If the OSP is served with such a subpoena after or at the same time as a valid takedown notice, under Part (h)(2)(A) it must expeditiously provide the information required by the subpoena.

In 2003, the RIAA appeared to be seeking subpoenas and serving takedown notices which did not comply with these requirements, notably using the subpoena provisions for 512(a) situations, which do not provide for them.

On 20 December 2003, the DSL ISP Verizon prevailed on appeal in its case seeking to prevent the use of this section for transitory network communications, the decision reversing a court order to supply customer details. [22] The appeal decision accepted the argument that the key distinction was the location of the files, with this section applying only when the material is stored on equipment controlled by the OSP. However, in response, RIAA member labels turned to a different method to acquire their desired information. They began suing multiple "Doe" defendants at a time and issuing third-party discovery subpoenas to ISPs for the customer details.

On 6 October 2003 Charter Communications became the first cable Internet provider to challenge the RIAA use of this provision, [23] when it filed for a motion to quash the subpoenas to obtain the identities of 150 of its customers. Although Charter Communications initially lost this motion and was forced to turn over the identities of the requested customers, a later appeal ruled that the motion to quash should have been upheld. [24]

§ 512(i) Conditions for Eligibility [ edit ]

Section 512(i) outlines the general requirements for a grant of immunity– OSPs must implement an account termination policy for repeat infringers, must inform their users of this policy, and must accommodate standard copy protection systems.

It is prudent for anyone receiving a notification for distributing allegedly infringing material to check the validity of the notice and remind their ISP, if appropriate, that the DMCA only requires action under this clause for valid notices of copyright infringement. On November 26, 2014 BMG Rights Management (US) LLC and Round Hill Music LP filed suit against Cox Communications claiming that Cox was ineligible for Safe Harbor under 512 (i) based on evidence provided by Rightscorp, Inc. [25]

§ 512(j) Injunctions [ edit ]

Section 512(j) describes the forms of injunctive (i.e. court order) relief available to copyright holders. Even though OSPs have immunity from monetary damages under Section 512, they may be compelled by copyright holders, in appropriate situations, to stop providing access to infringing material or to terminate the account of a particular infringer.

§ 512(k) Definitions [ edit ]

Section 512(k) defines "service provider" and "monetary relief."

§ 512(l) Other Defenses Available [ edit ]

Section 512(l) notes that a service provider's ineligibility for a safe harbor from monetary damages under this section does not affect the validity of any other legal defenses that may be applicable (notably the CDA, although it isn’t specifically identified).
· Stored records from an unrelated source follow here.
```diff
diff --git a/cenet_amd/ops/attention.py b/cenet_amd/ops/attention.py
--- a/cenet_amd/ops/attention.py
+++ b/cenet_amd/ops/attention.py
@@ -318,6 +318,69 @@
     return SRAttentionFn.apply(q, kv, heads)
 
 
+class SRAQTapFn(Function):
+
+    @staticmethod
+    def forward(ctx, x, W, b):
+        x = _c(x)
+        ctx.save_for_backward(x, W, None)
+        ctx.refs = (W, b)
+        ctx.has_resid = False
+        return x.view_as(x), x.view_as(x)
+
+    @staticmethod
+    def backward(ctx, dq, g_tap=None):
+        return LinearFn.backward(ctx, dq, g_tap)[:3]
+
+
+class _Ctx:
+
+    def __init__(self, saved, **kw):
+        self.saved_tensors = saved
+        self.__dict__.update(kw)
+
+
+class SRAQProjFn(Function):
+
+    @staticmethod
+    def forward(ctx, xq, kv, Wq, bq, Wp, bp, resid, bscale, heads):
+        xq, kv, resid = _c(xq), _c(kv), _c(resid)
+        B, N, Cn = xq.shape
+        Nk = kv.shape[1]
+        hd = Cn // heads
+        q, o, y = torch.empty_like(xq), torch.empty_like(xq), torch.empty_like(xq)
+        lse = _empty((B, heads, N), xq)
+        kern.sra_qproj_fwd(xq, kern.wq(Wq, xq), bq, kv, kern.wq(Wp, xq), bp, bscale, resid, q, o, lse, y, B, N, Nk, Cn, hd ** -0.5)
+        ctx.save_for_backward(q, kv, o, lse, Wp, bscale)
+        ctx.refs = (Wp, bp)
+        ctx.has_resid = resid is not None
+        ctx.d = _AttnDesc(B, heads, N, Nk, hd, hd, hd ** -0.5, 1, (N * Cn, hd, Cn, 1), (Nk * 2 * Cn, hd, 2 * Cn, 1),
+                          (Nk * 2 * Cn, hd, 2 * Cn, 1), (N * Cn, hd, Cn, 1), voff=Cn)
+        return y
+
+    @staticmethod
+    def backward(ctx, g):
+        q, kv, o, lse, Wp, bscale = ctx.saved_tensors
+        r = LinearFn.backward(_Ctx((o, Wp, bscale), refs=ctx.refs, has_resid=ctx.has_resid, needs_input_grad=(True,)), g)
+        dq, dkv, _ = SRAttentionFn.backward(_Ctx((q, kv, o, lse), d=ctx.d, kind="flash"), r[0])
+        return dq, dkv, None, None, None, None, r[3], None, None
+
+
+def sra_qproj_supported(x, heads, Nk):
+    return bool(x.dim() == 3 and _bf(x) and kern.sra_qproj_supported(x.shape[-1], heads, Nk))
+
+
+def sra_qproj_tap(x, Wq, bq):
+    return SRAQTapFn.apply(x, Wq, bq)
+
+
+def sra_qproj(xq, kv, Wq, bq, Wp, bp, heads, resid=None, bscale=None):
+    y = SRAQProjFn.apply(xq, kv, Wq, bq, Wp, bp, resid, bscale, heads)
+    if bscale is not None and resid is not None:
+        tag_bscale(y, bscale)
+    return y
+
+
 def nonlocal_attention(theta, phi, g):
     return NonlocalAttnFn.apply(theta, phi, g)
 
diff --git a/include/cenet_hip.h b/include/cenet_hip.h
--- a/include/cenet_hip.h
+++ b/include/cenet_hip.h
@@ -132,6 +132,10 @@
 int cenet_sra_attn_bwd_direct_bf16(const unsigned short* q, const unsigned short* kv, const unsigned short* o,
     const unsigned short* dout, const float* lse, unsigned short* dq, unsigned short* dkv, int B, int H, int Nq, int Nk,
     float scale, cenet_stream_t stream);
+int cenet_sra_qproj_supported(int C, int H, int Nk);
+int cenet_sra_qproj_fwd_bf16(const unsigned short* xn, const unsigned short* wq, const float* bq, const unsigned short* kv,
+    const unsigned short* wp, const float* bp, const float* bscale, const unsigned short* R, unsigned short* q,
+    unsigned short* o, float* lse, unsigned short* y, int B, int Nq, int Nk, int C, float scale, cenet_stream_t stream);
 int cenet_softmax_rows_fwd_f32(const float* x, float* y, long rows, int n, cenet_stream_t stream);
 int cenet_softmax_rows_bwd_f32(const float* y, const float* dy, float* dx, long rows, int n, cenet_stream_t stream);
 int cenet_softmax_rows_fwd_bf16(const float* x, unsigned short* y, long rows, int n, cenet_stream_t stream);
```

§ 512(m) Protection of Privacy [ edit ]

Section 512(m) notes that OSPs retain the protections of parts (a) through (d) even if they don't monitor their service looking for infringing activity, as long as they comply Section 512(i)'s general requirements relating to the institution of account termination policies for infringers and accommodation of copy protection systems. Furthermore, OSP's are not required to remove or disable access to material if doing so would break another law.

§ 512(n) Independent Construction of Safe Harbors [ edit ]

Section 512(n) states that the limitations on liability in parts (a), (b), (c) and (d) apply independently. Hence, the fact that an OSP qualifies for a limitation on liability under one subsection has no impact on whether the OSP qualifies for a limitation under a different subsection. This is because subsections (a), (b), (c), and (d) describe separate and distinct functions.

Criticism [ edit ]

The past decade of experience with the safe harbor provisions has shown them to be reasonably effective. [26] [27] Copyright holders have the incentive to monitor Internet sites for offending material, and to send ISPs notifications where appropriate, of material that should be taken down. ISPs have incentive to cooperate with copyright holders and terminate the accounts of repeat infringers on pain of forfeiting the safe harbor created by OCILLA. At the same time, copyright holders are deterred from improperly sending out notices by provisions that make them liable for resulting damages, and also by bad publicity.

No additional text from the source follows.